--- Information supplied Enclosed Below ---

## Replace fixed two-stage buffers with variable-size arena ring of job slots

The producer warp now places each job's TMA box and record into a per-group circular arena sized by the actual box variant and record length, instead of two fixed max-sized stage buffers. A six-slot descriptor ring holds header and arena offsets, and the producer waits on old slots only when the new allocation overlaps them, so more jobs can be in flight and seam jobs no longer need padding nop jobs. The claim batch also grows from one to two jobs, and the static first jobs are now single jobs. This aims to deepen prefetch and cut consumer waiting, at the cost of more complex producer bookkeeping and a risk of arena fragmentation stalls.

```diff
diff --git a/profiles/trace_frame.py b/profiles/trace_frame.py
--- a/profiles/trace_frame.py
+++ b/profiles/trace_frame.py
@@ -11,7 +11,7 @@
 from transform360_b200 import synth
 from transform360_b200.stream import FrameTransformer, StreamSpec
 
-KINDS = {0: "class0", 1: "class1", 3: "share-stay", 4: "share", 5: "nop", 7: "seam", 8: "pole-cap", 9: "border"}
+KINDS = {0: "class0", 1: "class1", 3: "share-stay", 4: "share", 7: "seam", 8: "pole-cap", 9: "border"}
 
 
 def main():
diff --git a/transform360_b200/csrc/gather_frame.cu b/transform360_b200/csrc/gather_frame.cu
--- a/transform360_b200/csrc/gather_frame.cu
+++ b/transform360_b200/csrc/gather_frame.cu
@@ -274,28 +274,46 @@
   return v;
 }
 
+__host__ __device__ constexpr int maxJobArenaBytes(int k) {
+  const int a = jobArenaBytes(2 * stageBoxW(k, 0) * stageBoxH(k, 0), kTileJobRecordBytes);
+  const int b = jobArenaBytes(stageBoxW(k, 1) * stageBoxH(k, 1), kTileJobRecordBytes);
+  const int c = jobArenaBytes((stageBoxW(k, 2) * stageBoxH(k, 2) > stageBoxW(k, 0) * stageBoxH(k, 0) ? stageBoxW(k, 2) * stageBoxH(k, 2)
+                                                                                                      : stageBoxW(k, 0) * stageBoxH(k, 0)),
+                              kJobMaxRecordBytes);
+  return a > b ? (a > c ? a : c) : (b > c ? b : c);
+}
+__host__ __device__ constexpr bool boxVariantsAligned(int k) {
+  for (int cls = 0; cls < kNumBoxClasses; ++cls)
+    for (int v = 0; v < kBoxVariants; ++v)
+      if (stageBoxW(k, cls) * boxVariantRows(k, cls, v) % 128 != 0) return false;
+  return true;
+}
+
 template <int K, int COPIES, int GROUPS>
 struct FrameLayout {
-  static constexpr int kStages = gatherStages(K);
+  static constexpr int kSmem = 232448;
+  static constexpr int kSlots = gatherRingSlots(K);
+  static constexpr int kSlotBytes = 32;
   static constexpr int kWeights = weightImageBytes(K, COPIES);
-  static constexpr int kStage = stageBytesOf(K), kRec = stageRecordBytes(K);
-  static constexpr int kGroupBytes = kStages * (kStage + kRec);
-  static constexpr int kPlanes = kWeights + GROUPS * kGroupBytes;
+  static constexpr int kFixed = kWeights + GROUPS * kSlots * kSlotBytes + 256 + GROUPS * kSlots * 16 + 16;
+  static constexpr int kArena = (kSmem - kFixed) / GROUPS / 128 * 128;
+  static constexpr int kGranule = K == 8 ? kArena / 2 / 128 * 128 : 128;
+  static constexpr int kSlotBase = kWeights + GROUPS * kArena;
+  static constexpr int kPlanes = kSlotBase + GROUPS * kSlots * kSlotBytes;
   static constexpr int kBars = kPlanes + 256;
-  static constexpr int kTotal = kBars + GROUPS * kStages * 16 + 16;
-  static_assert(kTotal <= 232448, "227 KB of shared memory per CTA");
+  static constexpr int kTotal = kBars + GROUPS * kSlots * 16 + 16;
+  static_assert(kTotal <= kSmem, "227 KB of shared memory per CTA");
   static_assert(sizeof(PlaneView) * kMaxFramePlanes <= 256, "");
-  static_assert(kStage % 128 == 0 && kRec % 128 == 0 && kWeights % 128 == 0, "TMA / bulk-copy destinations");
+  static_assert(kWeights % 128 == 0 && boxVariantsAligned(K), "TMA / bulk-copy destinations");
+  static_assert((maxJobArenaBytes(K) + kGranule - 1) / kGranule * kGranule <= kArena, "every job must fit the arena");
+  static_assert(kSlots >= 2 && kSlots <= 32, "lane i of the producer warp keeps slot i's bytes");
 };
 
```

--- End of Enclosed Information supplied ---

### Problem
Copy the data. Make sure every line matches exactly.

### Result
## Replace fixed two-stage buffers with variable-size arena ring of job slots

The producer warp now places each job's TMA box and record into a per-group circular arena sized by the actual box variant and record length, instead of two fixed max-sized stage buffers. A six-slot descriptor ring holds header and arena offsets, and the producer waits on old slots only when the new allocation overlaps them, so more jobs can be in flight and seam jobs no longer need padding nop jobs. The claim batch also grows from one to two jobs, and the static first jobs are now single jobs. This aims to deepen prefetch and cut consumer waiting, at the cost of more complex producer bookkeeping and a risk of arena fragmentation stalls.

```diff
diff --git a/profiles/trace_frame.py b/profiles/trace_frame.py
--- a/profiles/trace_frame.py
+++ b/profiles/trace_frame.py
@@ -11,7 +11,7 @@
 from transform360_b200 import synth
 from transform360_b200.stream import FrameTransformer, StreamSpec
 
-KINDS = {0: "class0", 1: "class1", 3: "share-stay", 4: "share", 5: "nop", 7: "seam", 8: "pole-cap", 9: "border"}
+KINDS = {0: "class0", 1: "class1", 3: "share-stay", 4: "share", 7: "seam", 8: "pole-cap", 9: "border"}
 
 
 def main():
diff --git a/transform360_b200/csrc/gather_frame.cu b/transform360_b200/csrc/gather_frame.cu
--- a/transform360_b200/csrc/gather_frame.cu
+++ b/transform360_b200/csrc/gather_frame.cu
@@ -274,28 +274,46 @@
   return v;
 }
 
+__host__ __device__ constexpr int maxJobArenaBytes(int k) {
+  const int a = jobArenaBytes(2 * stageBoxW(k, 0) * stageBoxH(k, 0), kTileJobRecordBytes);
+  const int b = jobArenaBytes(stageBoxW(k, 1) * stageBoxH(k, 1), kTileJobRecordBytes);
+  const int c = jobArenaBytes((stageBoxW(k, 2) * stageBoxH(k, 2) > stageBoxW(k, 0) * stageBoxH(k, 0) ? stageBoxW(k, 2) * stageBoxH(k, 2)
+                                                                                                      : stageBoxW(k, 0) * stageBoxH(k, 0)),
+                              kJobMaxRecordBytes);
+  return a > b ? (a > c ? a : c) : (b > c ? b : c);
+}
+__host__ __device__ constexpr bool boxVariantsAligned(int k) {
+  for (int cls = 0; cls < kNumBoxClasses; ++cls)
+    for (int v = 0; v < kBoxVariants; ++v)
+      if (stageBoxW(k, cls) * boxVariantRows(k, cls, v) % 128 != 0) return false;
+  return true;
+}
+
 template <int K, int COPIES, int GROUPS>
 struct FrameLayout {
-  static constexpr int kStages = gatherStages(K);
+  static constexpr int kSmem = 232448;
+  static constexpr int kSlots = gatherRingSlots(K);
+  static constexpr int kSlotBytes = 32;
   static constexpr int kWeights = weightImageBytes(K, COPIES);
-  static constexpr int kStage = stageBytesOf(K), kRec = stageRecordBytes(K);
-  static constexpr int kGroupBytes = kStages * (kStage + kRec);
-  static constexpr int kPlanes = kWeights + GROUPS * kGroupBytes;
+  static constexpr int kFixed = kWeights + GROUPS * kSlots * kSlotBytes + 256 + GROUPS * kSlots * 16 + 16;
+  static constexpr int kArena = (kSmem - kFixed) / GROUPS / 128 * 128;
+  static constexpr int kGranule = K == 8 ? kArena / 2 / 128 * 128 : 128;
+  static constexpr int kSlotBase = kWeights + GROUPS * kArena;
+  static constexpr int kPlanes = kSlotBase + GROUPS * kSlots * kSlotBytes;
   static constexpr int kBars = kPlanes + 256;
-  static constexpr int kTotal = kBars + GROUPS * kStages * 16 + 16;
-  static_assert(kTotal <= 232448, "227 KB of shared memory per CTA");
+  static constexpr int kTotal = kBars + GROUPS * kSlots * 16 + 16;
+  static_assert(kTotal <= kSmem, "227 KB of shared memory per CTA");
   static_assert(sizeof(PlaneView) * kMaxFramePlanes <= 256, "");
-  static_assert(kStage % 128 == 0 && kRec % 128 == 0 && kWeights % 128 == 0, "TMA / bulk-copy destinations");
+  static_assert(kWeights % 128 == 0 && boxVariantsAligned(K), "TMA / bulk-copy destinations");
+  static_assert((maxJobArenaBytes(K) + kGranule - 1) / kGranule * kGranule <= kArena, "every job must fit the arena");
+  static_assert(kSlots >= 2 && kSlots <= 32, "lane i of the producer warp keeps slot i's bytes");
 };
 
```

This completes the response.